Scene 8: Working in the Shadows

Facing Immigration from Illinois College, Immigration

(NARRATOR begins and the cyc should light up with an ominous red color. The WORKERS are behind the scrim.)

NARRATOR: JBS is a meat packing factory in Beardstown, Illinois. Most workers have ten-hour work days.

MCABRAHAM: I start work at two and I get off at midnight. I’m always exhausted.

AKUA: I have to attend classes in the mornings, and I can’t stay awake.

NARRATOR: They only get a fifteen-minute break every two hours. And they have to finish lunch in only thirty minutes. Many of the workers get paid around $14 an hour.

ANIMA: Although we make a good living, it is like Hell in the factory.

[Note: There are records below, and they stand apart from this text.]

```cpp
int launch_igemm_fp8(const IgemmArgs& a, int nclass, float oscale, hipStream_t stream, int* stat_rows) {
  ConvPick p;
  if (dconv_pick(a, nclass, 1, &p)) return launch_gen(p, a, nclass, oscale, stream, stat_rows);
  const long long M = (long long)a.N * a.Hsub * a.Wsub;
  const bool wide8 = a.Ncols % 256 == 0 && ((M + 223) / 224) * nclass * (a.Ncols / 256) * 10 >= 7LL * device_cus();
  MI355_ARG(wide8 || a.Ncols % 128 == 0, "conv fp8: %d output columns (a multiple of 128 is needed)", a.Ncols);
  const int bm = wide8 ? 224 : 256, bn = wide8 ? 256 : 128;
  return launch_igemm8_fp8(a, nclass, bm, bn, max_taps(a, nclass) > 1 ? 1 : 0, oscale, stream, stat_rows);
}

}
```

sota_imagenet_amd/csrc/resnet_exec.cpp:

```cpp
#include <cstdlib>
#include <string>
#include <vector>

#include "flat_model.h"

namespace mi355 {

namespace {

constexpr float BN_EPS = 1e-5f;
constexpr float FP8_HEADROOM = 2.f;
constexpr size_t PARAM_ALIGN = 64;
constexpr int MAX_EVENTS = 8192;

struct ConvBN {
  std::string conv_name, bn_name;
  int Cin, Cout, K, stride, pad;
  int Hin, Win, Hout, Wout;
  size_t w_off = 0, gamma_off = 0, beta_off = 0;
  size_t rm_off = 0, rv_off = 0;
  void* y = nullptr;
  void* w_cast = nullptr;
  void* w_tr = nullptr;
  float* stat = nullptr;
  int splits = 1;
  int splits8 = 1;
  int stat_rows = 0;
  int bwd_rows = 0;
  bool is_stem = false;
  bool fp8_fwd = false, fp8_dgrad = false, fp8_wgrad = false;
  void* w_q = nullptr;
  void* w_trq = nullptr;
  const void* in_q = nullptr;
  int qid_w = -1, qid_in = -1, qid_dy = -1;
  char k_fwd[48] = "", k_dgrad[48] = "", k_wgrad[48] = "";
};

struct Block {
  ConvBN c1, c2, c3, ds;
  bool has_ds = false;
  const void* in = nullptr;
  void* a1 = nullptr;
  void* a2 = nullptr;
  void* out = nullptr;
  uint8_t *a1_bits = nullptr, *a2_bits = nullptr, *out_bits = nullptr;
  uint8_t *a1_q = nullptr, *a2_q = nullptr, *out_q = nullptr;
  int qid_a1 = -1, qid_a2 = -1, qid_out = -1;
  int Hin, Win, Hout, Wout, Cin, Cout;
};

}
}

using namespace mi355;

constexpr int MAX_GSETS = 4;

struct mi355_ctx : FlatModel {
  int fc_pad = 0;
  size_t es = 4;
  ConvBN stem;
  std::vector<Block> blocks;
  size_t fc_w_off = 0, fc_b_off = 0;

  void *xpad = nullptr, *stem_pack = nullptr, *p0 = nullptr;
  uint8_t* pool_idx = nullptr;
  uint8_t* a0_bits = nullptr;
  float *pooled = nullptr, *fc_tmp = nullptr, *dlogits_pad = nullptr, *dpooled = nullptr, *fc_wtr = nullptr;
  float *bn_partial = nullptr, *bn_coef = nullptr, *wg_partial = nullptr;
  float *bn_partial2 = nullptr, *bn_coef2 = nullptr;
  void* sk_ws[2] = {nullptr, nullptr};
  bool stream_k = true;
  bool fp8 = false;
  int q_n = 0;
  float* q_scale = nullptr;
  unsigned* q_amax = nullptr;
  void* gq[MAX_GSETS][4] = {};
  bool fp8_fwd_cal = false, fp8_bwd_cal = false;
  bool fp8_fwd_on = false, fp8_bwd_on = false;
  bool fp8_use_fwd = true, fp8_use_bwd = true;
  bool fp8_use_wgrad = true;
  bool fp8_keep_bf16 = false;
  bool fp8_lean = false;
  unsigned* sk_err_host = nullptr;
  PrepDesc* prep_table[2] = {nullptr, nullptr};
  int prep_layers = 0, prep_tiles = 0;
  void* gG[2] = {nullptr, nullptr};
  void* gsub = nullptr;
  bool ds_compact = true;
  void* gset[MAX_GSETS][4] = {};
  size_t max_c = 64;
  int nsets = 2;
  bool fuse_bn_bwd = false;
  bool fuse_bn_in = true;
  bool stem_fused_bwd = true;
  hipEvent_t w_done[MAX_GSETS] = {};
  hipEvent_t ds_done = nullptr;
  bool w_pending[MAX_GSETS] = {};
  int bwd_parity = 0;
  bool fwd_training_done = false;
  int next_seg = 0;
  void* cur_dout = nullptr;
  double fwd_flops = 0, train_flops = 0;

  unsigned prof_mask = 0;
  std::vector<hipEvent_t> ev;
  struct Rec {
    int cls;
    int tag;
    double flops, bytes;
  };
  std::vector<Rec> recs;
};

namespace {

size_t act_bytes(const mi355_ctx* c, int H, int W, int C) { return (size_t)c->N * H * W * C * c->es; }
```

RACHEL: Working here feels like being in prison.

NARRATOR: Every day they’re bombarded with horri c sounds and smells. Roaring machinery pounds in their ears along with the squeals of hogs before they are butchered—1200 an hour, over 18,000 a day.

MCABRAHAM: The summer heat makes the stench of death even stronger.

NARRATOR: The pigs begin knocked unconscious by carbon dioxide. Workers then have
to place the pigs on a hook. (MCABRAHAM strains to hoist a pig onto a hook to the sound of a metronome.) The next worker has to sever the pig’s jugular vein. (AKUA demonstrates.) It’s then drained of its blood and sent to the next group. These workers tear the pig into pieces. (ANIMA and RACHEL tear the pig apart.) Then, workers have to transport the pig remains onto the kill oor. In this room, temperatures can reach as low as 35°F, colder than any temperature the workers had felt in Africa. But the smells and temperatures fall short of the pains of labor. Because of their ten-hour schedule and repetitive motions, the workers are often left feeling stiff and in pain.

AKUA: When my shoulder started hurting so bad all the time, I was told to just take ibuprofen and get back to work. (AKUA mimes taking pills before returning to her job.)

NARRATOR: They are treated like machines and have to hook one pig every three seconds (workers speed up with metronome) with pigs weighing on average 265 pounds. American plants run at roughly twice the speed of those in Europe. (They speed up until they collapse. Scrim lights out momentarily.) However, it is worth it to the Congolese workers. (The red light transitions into a yellowish-orange. They slowly rise with scrim lights.)

ANIMA: Although it is always painful, I need to support my family.

RACHEL: The money I make is sending my son to school.

MCABRAHAM: As long as my children need help, I will keep working.

(Sound of a crowd. Light comes up on MICHAEL and MASON entering. MASON comes in carrying two hotdogs.)

MASON: Hey, bro, here’s your hot dog.

MICHAEL: Thanks, man.

(The crowd roars, and they look excited. Projection of the winning moment of the World Series.)

BOTH: Go Cubs!
(Sound fades and they exit. The workers are shown huddles behind the scrim for a moment. Lights shift.)

HATEEYAT: Living in America, it is different. We work a lot more than I thought we would, and I have little time to spend with family. All week long, I am at work, even on Saturday. The kids are at school, and the daycare is not good. They don’t get out enough. We don’t see each other very much, so that warm relationship with my kids—that is what I am missing.

The one day we have together is on Sunday, and we go to church. There, I can forget my troubles. When I sing, it is like I am with Jesus, and that feeling helps me bear the burdens in the rest of my life.